### Stored items:
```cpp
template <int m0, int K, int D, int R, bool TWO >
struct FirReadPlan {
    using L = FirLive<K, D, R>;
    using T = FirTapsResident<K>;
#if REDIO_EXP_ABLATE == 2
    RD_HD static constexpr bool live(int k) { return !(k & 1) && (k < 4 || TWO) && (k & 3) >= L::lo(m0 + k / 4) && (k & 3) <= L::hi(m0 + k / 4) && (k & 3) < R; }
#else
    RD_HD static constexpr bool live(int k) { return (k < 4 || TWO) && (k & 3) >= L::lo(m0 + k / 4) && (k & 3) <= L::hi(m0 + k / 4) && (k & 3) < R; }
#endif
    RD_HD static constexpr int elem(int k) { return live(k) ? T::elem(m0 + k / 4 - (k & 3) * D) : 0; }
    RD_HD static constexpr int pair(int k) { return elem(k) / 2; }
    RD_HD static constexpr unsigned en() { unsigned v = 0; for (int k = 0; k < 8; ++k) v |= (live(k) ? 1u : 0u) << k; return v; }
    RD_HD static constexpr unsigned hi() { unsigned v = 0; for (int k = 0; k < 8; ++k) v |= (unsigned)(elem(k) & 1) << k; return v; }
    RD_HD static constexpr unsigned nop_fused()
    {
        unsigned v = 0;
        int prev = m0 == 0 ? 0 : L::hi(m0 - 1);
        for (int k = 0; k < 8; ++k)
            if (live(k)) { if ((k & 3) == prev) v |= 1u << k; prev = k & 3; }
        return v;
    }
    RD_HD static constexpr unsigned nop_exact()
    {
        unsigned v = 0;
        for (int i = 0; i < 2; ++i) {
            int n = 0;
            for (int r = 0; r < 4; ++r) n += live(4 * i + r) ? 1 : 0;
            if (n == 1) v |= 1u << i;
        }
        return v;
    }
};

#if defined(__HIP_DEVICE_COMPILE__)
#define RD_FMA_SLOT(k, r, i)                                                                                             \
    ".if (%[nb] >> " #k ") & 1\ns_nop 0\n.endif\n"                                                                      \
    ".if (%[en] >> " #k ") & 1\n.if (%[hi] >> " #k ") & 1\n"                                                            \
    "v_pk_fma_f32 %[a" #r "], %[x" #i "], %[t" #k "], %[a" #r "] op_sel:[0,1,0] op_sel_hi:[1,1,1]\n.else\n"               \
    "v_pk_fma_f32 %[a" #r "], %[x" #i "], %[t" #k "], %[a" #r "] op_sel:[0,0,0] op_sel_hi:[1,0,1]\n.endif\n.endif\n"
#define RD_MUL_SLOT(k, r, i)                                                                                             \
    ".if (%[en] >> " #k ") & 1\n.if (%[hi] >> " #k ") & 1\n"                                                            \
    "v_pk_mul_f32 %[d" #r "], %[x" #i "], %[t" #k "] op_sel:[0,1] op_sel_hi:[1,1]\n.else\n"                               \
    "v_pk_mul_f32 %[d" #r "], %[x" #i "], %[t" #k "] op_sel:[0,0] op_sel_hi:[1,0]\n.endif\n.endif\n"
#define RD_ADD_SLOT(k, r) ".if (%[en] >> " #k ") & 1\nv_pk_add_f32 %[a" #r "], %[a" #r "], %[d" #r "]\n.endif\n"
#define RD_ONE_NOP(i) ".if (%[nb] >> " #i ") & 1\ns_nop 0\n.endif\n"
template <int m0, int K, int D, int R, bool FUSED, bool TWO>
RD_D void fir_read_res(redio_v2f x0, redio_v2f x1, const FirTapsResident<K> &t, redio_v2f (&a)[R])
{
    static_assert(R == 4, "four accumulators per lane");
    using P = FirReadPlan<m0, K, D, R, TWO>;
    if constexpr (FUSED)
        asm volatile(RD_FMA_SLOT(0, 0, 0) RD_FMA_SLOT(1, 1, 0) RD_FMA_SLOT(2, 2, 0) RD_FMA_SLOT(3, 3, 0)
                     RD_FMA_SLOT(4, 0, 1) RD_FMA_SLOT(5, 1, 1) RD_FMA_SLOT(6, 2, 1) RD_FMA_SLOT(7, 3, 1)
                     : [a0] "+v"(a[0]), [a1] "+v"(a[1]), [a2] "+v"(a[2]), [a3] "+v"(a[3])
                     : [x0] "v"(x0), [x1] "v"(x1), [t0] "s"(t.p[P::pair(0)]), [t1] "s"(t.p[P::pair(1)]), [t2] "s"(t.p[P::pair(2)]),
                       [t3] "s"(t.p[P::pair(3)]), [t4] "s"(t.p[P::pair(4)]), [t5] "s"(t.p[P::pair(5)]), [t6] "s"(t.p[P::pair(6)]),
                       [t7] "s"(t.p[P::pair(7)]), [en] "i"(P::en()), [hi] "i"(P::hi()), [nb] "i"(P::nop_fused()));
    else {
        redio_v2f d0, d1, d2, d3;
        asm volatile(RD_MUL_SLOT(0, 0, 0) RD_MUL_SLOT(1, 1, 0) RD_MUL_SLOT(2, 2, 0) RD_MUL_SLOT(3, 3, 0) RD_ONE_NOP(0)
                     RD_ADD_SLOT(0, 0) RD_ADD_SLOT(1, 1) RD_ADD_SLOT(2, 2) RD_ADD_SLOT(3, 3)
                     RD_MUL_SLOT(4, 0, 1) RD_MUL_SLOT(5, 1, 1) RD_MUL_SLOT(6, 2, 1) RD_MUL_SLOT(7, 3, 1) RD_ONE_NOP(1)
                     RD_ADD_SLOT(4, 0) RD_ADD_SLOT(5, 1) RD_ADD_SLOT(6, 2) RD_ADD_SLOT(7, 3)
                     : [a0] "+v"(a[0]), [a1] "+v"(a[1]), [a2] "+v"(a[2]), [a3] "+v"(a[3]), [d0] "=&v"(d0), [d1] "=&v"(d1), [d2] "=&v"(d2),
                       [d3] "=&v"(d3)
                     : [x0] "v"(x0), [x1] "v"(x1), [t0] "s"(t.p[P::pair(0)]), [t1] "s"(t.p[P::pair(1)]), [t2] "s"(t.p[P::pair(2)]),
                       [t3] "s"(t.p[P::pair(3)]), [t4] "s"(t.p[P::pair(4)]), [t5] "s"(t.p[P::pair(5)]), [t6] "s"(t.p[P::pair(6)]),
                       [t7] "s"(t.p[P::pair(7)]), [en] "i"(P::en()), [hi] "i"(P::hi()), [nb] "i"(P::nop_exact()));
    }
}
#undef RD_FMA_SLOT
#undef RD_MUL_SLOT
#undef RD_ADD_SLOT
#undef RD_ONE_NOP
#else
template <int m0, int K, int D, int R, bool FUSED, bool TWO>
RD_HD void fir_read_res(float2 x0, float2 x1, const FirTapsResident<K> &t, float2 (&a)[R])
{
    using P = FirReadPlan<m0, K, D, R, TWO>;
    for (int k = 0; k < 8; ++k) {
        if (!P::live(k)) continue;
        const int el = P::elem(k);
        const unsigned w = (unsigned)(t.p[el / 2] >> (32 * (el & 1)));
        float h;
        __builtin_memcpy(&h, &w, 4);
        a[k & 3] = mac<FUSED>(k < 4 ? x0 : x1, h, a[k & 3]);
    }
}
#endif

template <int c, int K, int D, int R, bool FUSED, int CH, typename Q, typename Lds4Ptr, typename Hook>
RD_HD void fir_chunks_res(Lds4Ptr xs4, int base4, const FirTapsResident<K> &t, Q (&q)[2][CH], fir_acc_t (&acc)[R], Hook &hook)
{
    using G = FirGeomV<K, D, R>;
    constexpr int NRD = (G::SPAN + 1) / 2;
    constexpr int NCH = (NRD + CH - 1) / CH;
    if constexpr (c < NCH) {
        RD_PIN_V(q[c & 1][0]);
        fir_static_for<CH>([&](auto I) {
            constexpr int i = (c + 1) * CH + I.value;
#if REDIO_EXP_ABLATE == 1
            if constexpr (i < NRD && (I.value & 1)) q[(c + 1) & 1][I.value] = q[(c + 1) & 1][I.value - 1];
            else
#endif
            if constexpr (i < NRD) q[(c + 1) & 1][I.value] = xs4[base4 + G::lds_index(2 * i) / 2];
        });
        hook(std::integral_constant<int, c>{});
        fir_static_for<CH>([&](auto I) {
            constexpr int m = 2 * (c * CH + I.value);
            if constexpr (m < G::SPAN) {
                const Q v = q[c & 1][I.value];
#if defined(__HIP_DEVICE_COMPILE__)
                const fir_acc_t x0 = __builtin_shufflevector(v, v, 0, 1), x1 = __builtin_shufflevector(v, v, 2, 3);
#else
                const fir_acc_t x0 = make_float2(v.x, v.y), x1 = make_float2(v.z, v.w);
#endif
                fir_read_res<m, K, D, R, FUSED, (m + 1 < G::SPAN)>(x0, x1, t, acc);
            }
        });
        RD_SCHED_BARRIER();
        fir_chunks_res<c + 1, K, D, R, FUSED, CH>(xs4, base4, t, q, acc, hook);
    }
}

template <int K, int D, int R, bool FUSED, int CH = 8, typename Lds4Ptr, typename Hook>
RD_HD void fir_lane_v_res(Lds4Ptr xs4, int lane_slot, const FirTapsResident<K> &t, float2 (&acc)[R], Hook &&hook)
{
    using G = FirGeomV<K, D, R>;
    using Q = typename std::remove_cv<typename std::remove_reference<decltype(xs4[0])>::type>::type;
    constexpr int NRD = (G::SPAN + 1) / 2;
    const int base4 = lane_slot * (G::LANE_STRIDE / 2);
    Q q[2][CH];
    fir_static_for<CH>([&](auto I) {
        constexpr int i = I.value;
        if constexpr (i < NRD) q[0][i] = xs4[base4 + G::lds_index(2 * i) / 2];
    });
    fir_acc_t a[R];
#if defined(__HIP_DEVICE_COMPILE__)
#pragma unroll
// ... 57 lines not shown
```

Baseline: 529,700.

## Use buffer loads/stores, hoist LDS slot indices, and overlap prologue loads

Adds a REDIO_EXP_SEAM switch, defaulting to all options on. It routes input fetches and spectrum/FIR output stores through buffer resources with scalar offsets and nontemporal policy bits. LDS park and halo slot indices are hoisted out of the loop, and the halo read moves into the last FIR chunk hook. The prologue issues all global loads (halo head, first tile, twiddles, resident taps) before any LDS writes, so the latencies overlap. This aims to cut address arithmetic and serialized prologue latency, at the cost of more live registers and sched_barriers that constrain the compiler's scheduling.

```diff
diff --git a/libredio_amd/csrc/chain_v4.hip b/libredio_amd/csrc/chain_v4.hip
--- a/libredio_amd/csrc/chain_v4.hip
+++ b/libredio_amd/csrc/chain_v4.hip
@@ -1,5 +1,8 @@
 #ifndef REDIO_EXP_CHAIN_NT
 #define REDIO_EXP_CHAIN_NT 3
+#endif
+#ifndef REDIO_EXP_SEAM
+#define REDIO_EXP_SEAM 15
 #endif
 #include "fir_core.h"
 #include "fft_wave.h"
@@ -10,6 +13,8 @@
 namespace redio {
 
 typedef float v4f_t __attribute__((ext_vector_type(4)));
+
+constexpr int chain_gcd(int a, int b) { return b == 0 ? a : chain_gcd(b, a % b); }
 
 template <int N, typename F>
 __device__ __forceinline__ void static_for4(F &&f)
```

==

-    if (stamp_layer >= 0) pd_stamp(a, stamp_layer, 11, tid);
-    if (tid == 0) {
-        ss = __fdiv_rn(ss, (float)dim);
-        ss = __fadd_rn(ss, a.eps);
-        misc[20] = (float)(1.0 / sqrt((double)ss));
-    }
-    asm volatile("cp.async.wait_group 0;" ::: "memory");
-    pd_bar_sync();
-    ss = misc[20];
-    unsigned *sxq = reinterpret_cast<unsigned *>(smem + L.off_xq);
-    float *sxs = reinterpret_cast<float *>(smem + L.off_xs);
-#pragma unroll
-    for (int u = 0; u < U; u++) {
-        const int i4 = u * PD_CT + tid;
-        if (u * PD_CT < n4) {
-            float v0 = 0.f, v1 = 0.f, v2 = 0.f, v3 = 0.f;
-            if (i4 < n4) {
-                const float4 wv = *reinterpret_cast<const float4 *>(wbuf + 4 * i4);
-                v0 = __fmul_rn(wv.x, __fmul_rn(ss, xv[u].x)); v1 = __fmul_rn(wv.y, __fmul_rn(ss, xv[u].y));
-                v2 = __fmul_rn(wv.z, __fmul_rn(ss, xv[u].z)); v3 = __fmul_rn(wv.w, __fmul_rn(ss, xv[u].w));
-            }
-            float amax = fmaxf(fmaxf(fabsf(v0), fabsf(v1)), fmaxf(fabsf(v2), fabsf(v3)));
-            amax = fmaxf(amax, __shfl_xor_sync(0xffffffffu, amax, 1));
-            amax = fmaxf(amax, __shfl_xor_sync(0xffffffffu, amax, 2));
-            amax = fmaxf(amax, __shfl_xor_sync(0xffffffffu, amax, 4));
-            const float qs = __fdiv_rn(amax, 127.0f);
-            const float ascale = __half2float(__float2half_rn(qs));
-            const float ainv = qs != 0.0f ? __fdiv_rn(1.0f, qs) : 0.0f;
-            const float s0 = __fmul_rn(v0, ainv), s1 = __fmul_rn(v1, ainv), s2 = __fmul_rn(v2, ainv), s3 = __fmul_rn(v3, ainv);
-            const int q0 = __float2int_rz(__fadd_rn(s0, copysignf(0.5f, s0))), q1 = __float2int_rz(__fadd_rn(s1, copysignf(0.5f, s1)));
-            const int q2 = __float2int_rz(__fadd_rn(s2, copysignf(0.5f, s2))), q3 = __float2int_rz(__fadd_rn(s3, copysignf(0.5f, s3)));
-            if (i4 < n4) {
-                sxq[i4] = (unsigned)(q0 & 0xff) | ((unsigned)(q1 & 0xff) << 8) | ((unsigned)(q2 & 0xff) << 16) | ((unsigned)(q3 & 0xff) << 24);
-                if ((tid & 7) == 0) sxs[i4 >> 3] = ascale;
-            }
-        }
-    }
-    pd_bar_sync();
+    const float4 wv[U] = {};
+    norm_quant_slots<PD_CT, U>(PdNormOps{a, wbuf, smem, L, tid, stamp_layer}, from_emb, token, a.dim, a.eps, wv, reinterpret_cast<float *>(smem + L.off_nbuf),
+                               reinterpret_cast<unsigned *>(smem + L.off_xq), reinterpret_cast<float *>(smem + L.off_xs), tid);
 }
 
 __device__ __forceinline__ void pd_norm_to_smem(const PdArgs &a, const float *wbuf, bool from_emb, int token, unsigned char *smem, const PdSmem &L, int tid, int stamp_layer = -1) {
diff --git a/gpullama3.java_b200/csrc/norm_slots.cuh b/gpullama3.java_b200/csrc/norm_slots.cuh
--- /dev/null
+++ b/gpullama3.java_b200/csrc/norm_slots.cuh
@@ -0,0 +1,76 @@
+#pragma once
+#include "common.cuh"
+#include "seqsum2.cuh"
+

### TASK GOAL:
Each line in the data above either holds "template" or does not. State how many do, as a bare number.

### RESPONSE BELOW:
6